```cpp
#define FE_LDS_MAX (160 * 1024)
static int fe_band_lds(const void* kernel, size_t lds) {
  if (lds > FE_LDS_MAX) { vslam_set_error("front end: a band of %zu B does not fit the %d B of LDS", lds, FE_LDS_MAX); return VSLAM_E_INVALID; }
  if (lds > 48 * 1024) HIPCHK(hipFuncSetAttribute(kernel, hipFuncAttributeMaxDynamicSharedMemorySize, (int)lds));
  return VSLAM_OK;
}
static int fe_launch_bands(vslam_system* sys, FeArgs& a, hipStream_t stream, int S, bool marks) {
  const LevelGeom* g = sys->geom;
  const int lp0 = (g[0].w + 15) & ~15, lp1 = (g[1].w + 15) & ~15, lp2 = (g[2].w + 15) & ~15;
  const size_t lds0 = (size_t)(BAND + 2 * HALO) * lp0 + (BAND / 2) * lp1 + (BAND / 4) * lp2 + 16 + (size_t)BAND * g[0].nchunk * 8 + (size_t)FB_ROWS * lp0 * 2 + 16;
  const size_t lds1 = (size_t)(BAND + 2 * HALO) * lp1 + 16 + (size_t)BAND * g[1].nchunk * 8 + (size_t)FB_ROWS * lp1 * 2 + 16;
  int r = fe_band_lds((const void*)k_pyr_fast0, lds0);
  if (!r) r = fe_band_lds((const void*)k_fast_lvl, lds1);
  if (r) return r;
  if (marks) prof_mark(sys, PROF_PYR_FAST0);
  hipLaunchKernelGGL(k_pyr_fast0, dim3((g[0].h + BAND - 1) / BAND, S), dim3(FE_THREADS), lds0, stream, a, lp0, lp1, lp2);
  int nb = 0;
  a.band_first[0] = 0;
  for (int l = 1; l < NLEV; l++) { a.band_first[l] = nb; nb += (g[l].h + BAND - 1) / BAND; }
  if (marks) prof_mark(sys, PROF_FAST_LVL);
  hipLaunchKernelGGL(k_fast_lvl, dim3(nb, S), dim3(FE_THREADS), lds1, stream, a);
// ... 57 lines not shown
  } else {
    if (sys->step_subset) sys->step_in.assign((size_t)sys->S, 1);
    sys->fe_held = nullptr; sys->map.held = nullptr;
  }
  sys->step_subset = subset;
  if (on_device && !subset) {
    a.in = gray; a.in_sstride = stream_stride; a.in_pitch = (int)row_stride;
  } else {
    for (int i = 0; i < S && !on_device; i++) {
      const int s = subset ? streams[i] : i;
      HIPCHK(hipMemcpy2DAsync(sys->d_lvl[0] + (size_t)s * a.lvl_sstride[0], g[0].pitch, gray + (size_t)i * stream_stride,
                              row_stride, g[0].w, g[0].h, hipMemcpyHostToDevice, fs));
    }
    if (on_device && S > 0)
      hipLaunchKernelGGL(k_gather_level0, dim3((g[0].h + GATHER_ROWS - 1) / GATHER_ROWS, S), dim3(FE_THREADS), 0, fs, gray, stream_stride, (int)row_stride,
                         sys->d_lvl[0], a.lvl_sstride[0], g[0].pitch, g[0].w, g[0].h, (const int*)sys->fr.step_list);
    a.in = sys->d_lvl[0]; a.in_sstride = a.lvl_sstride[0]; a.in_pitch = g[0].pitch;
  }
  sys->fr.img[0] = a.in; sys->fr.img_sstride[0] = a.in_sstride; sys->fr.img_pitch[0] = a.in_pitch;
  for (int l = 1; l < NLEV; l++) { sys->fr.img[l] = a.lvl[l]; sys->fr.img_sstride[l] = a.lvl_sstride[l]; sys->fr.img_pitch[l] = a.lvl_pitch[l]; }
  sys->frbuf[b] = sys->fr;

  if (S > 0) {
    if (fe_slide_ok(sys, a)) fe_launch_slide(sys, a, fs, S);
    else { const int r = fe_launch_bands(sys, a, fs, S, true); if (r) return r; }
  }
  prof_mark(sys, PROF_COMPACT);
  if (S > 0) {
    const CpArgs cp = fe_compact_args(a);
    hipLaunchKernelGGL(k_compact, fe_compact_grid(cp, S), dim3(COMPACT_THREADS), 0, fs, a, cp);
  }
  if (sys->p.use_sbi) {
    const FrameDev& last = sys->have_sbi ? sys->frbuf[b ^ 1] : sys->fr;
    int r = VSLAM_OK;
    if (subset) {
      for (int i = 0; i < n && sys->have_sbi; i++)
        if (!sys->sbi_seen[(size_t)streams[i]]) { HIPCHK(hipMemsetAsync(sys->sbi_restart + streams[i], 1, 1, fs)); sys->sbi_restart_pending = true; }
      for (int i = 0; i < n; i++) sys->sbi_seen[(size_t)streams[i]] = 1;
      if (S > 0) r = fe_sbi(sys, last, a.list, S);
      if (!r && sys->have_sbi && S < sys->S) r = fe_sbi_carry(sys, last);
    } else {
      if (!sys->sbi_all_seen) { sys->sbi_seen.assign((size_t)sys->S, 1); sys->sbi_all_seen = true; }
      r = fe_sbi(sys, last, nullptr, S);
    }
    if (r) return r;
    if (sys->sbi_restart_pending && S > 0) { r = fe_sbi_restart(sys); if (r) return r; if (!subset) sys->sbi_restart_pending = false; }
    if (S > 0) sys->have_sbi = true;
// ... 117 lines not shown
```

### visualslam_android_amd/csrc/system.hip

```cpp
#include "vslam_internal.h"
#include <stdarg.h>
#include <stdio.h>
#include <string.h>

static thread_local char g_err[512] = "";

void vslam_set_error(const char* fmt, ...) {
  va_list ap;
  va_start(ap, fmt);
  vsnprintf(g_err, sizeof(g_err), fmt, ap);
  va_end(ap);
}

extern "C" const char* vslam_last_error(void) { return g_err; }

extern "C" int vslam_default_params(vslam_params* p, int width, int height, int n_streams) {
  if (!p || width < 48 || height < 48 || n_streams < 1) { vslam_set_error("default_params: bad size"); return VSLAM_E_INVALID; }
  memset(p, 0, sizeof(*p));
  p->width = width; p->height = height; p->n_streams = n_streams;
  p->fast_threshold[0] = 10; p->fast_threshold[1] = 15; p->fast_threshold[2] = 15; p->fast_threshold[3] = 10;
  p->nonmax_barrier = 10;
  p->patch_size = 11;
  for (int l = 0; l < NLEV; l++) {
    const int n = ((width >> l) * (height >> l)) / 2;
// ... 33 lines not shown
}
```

■ ■ ■ ■

List each line of the records that holds the string "HALO".

  const size_t lds0 = (size_t)(BAND + 2 * HALO) * lp0 + (BAND / 2) * lp1 + (BAND / 4) * lp2 + 16 + (size_t)BAND * g[0].nchunk * 8 + (size_t)FB_ROWS * lp0 * 2 + 16;
  const size_t lds1 = (size_t)(BAND + 2 * HALO) * lp1 + 16 + (size_t)BAND * g[1].nchunk * 8 + (size_t)FB_ROWS * lp1 * 2 + 16;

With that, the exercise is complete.